**Task to complete**
Narrow the data below down to the lines containing "case".

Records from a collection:
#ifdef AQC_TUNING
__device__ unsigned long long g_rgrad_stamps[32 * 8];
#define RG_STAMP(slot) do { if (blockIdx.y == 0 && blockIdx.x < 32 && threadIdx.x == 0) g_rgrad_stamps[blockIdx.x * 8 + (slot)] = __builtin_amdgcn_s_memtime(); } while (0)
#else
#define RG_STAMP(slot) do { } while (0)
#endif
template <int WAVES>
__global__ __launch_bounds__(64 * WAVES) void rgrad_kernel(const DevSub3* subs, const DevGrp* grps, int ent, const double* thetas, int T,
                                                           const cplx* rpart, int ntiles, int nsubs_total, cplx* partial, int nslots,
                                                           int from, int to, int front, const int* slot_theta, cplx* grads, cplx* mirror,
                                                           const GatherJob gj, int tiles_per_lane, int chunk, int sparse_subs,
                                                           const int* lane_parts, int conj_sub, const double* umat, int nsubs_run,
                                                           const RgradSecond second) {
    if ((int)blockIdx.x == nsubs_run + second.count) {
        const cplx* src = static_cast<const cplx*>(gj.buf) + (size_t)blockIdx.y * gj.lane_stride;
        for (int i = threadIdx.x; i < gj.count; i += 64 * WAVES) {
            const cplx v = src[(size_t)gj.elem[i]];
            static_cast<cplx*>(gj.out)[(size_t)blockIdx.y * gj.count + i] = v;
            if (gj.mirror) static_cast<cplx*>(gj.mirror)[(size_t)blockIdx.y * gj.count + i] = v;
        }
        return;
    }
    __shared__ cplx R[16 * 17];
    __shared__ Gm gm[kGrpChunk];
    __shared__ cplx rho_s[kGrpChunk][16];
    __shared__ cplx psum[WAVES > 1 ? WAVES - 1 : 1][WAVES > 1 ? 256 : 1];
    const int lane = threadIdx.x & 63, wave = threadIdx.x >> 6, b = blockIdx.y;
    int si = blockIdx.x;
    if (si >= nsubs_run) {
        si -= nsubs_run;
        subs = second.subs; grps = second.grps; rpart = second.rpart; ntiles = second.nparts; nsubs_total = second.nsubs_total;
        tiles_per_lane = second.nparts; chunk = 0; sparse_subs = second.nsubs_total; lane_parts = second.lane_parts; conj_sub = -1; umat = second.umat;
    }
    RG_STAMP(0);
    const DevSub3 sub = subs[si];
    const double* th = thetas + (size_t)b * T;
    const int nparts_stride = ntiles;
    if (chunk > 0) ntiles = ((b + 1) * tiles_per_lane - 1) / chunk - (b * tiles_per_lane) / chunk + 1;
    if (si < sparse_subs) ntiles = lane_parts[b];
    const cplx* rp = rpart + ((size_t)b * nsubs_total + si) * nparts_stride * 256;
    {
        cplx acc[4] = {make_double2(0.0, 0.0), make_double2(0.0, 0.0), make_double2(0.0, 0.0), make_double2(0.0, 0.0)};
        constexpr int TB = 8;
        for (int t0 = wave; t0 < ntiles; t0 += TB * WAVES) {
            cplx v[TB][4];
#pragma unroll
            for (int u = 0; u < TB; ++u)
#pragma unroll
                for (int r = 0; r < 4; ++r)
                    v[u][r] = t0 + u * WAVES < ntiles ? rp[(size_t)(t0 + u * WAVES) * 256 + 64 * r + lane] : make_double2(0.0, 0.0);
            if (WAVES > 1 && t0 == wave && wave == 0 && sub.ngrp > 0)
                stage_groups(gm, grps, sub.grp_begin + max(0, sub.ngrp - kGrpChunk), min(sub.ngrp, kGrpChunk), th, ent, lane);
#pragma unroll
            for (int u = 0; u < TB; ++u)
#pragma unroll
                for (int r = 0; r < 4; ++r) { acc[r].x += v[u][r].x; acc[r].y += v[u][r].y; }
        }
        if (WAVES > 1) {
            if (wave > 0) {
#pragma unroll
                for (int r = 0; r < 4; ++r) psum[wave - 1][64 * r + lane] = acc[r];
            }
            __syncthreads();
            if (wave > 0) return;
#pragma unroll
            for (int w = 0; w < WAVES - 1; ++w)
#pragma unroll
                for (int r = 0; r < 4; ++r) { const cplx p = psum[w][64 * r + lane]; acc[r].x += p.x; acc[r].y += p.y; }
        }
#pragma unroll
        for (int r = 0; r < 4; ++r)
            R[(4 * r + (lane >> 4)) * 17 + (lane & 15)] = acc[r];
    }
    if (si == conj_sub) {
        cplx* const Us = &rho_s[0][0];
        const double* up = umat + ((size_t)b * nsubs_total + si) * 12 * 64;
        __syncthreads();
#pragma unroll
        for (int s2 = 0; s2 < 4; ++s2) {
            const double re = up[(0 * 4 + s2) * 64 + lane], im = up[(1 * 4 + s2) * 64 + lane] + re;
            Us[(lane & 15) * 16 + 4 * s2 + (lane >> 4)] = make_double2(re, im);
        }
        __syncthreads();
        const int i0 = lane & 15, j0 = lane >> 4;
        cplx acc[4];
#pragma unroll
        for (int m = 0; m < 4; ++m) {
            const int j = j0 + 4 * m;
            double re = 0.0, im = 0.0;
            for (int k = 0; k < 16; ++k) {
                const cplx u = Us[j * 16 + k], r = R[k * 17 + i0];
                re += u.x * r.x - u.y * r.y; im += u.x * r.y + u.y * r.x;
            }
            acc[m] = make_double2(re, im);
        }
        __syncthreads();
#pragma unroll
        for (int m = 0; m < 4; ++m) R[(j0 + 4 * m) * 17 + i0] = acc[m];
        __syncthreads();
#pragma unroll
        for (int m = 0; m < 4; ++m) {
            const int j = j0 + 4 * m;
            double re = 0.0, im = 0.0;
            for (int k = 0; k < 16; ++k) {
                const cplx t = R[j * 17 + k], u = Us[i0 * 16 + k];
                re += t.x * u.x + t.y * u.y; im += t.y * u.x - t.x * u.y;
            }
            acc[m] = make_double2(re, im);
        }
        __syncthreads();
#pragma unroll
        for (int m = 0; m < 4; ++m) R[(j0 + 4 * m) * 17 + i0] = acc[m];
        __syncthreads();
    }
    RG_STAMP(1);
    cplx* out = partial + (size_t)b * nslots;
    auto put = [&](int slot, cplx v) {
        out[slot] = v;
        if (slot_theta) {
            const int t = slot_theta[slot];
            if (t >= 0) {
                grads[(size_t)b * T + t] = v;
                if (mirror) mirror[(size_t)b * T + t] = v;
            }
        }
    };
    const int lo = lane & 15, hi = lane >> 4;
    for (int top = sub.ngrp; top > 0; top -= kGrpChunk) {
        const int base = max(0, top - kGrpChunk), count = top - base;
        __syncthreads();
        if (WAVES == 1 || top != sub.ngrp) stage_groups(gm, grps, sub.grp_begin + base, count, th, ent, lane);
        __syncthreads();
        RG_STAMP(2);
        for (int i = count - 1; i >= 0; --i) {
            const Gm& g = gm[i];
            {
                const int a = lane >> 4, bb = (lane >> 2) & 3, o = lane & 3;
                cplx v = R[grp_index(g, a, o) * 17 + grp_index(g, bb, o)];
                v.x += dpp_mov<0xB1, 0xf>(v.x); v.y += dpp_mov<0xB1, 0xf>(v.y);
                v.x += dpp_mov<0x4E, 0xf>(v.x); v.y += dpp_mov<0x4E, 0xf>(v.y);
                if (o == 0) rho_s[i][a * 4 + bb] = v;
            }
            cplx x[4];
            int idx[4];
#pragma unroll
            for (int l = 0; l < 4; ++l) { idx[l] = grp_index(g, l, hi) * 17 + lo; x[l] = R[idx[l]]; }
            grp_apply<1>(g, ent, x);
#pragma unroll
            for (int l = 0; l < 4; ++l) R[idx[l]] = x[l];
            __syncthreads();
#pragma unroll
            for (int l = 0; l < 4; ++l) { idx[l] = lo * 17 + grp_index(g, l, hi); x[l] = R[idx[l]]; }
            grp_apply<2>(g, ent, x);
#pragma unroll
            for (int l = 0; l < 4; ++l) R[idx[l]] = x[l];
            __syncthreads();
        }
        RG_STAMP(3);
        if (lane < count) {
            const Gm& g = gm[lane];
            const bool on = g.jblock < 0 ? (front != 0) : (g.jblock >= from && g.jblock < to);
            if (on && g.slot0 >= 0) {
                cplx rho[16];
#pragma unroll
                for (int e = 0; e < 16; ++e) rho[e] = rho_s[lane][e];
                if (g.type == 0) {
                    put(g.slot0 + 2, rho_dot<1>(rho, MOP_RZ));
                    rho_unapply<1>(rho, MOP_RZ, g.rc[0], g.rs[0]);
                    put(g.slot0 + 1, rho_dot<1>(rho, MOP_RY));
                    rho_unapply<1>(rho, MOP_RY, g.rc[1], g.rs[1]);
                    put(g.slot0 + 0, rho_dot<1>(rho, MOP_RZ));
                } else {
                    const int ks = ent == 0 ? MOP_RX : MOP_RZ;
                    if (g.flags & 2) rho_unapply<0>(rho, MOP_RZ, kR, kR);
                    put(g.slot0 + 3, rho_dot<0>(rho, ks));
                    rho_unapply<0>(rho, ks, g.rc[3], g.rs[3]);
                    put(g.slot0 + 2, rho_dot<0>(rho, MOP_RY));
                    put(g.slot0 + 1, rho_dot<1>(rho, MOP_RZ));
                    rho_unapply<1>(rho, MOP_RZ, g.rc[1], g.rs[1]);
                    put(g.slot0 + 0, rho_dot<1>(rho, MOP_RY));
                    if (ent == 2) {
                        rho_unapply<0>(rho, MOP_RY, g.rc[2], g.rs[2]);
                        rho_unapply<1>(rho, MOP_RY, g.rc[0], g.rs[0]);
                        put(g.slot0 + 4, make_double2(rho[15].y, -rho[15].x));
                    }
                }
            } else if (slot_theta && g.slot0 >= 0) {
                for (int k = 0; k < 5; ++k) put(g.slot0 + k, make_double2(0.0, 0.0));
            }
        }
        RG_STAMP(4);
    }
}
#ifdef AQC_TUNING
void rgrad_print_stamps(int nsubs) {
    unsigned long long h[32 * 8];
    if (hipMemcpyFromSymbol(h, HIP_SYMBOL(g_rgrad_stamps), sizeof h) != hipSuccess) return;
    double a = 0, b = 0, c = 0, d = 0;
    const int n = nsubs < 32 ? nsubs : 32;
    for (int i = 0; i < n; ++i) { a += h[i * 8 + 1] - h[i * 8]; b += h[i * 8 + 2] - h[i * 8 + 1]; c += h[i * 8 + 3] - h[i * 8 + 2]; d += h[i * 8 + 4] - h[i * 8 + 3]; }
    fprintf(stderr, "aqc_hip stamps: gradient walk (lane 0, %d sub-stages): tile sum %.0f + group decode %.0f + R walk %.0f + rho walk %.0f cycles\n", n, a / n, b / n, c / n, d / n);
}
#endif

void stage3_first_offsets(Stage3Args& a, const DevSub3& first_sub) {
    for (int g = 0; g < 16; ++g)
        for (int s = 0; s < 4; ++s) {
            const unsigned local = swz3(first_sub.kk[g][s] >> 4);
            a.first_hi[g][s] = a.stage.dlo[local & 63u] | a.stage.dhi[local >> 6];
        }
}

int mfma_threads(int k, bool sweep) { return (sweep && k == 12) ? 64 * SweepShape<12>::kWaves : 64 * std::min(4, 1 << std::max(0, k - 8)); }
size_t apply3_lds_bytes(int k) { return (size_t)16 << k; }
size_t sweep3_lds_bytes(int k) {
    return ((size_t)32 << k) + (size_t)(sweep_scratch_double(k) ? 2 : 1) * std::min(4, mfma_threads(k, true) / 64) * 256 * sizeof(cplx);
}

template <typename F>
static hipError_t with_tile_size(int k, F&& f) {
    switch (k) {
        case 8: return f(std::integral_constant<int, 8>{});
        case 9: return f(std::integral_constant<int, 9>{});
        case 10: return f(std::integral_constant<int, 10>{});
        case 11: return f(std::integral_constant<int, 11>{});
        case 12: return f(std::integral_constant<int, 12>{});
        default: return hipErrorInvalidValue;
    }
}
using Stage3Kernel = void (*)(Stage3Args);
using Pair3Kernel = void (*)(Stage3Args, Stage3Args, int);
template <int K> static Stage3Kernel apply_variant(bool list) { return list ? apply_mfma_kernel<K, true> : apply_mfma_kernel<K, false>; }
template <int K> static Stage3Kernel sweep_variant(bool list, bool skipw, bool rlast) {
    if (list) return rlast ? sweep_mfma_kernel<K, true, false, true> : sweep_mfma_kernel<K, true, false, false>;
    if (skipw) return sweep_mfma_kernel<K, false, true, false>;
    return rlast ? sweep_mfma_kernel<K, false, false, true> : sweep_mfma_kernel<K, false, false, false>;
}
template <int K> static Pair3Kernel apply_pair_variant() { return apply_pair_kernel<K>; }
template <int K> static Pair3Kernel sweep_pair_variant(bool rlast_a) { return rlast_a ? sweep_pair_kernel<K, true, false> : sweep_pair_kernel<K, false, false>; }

**Solution**
        case 8: return f(std::integral_constant<int, 8>{});
        case 9: return f(std::integral_constant<int, 9>{});
        case 10: return f(std::integral_constant<int, 10>{});
        case 11: return f(std::integral_constant<int, 11>{});
        case 12: return f(std::integral_constant<int, 12>{});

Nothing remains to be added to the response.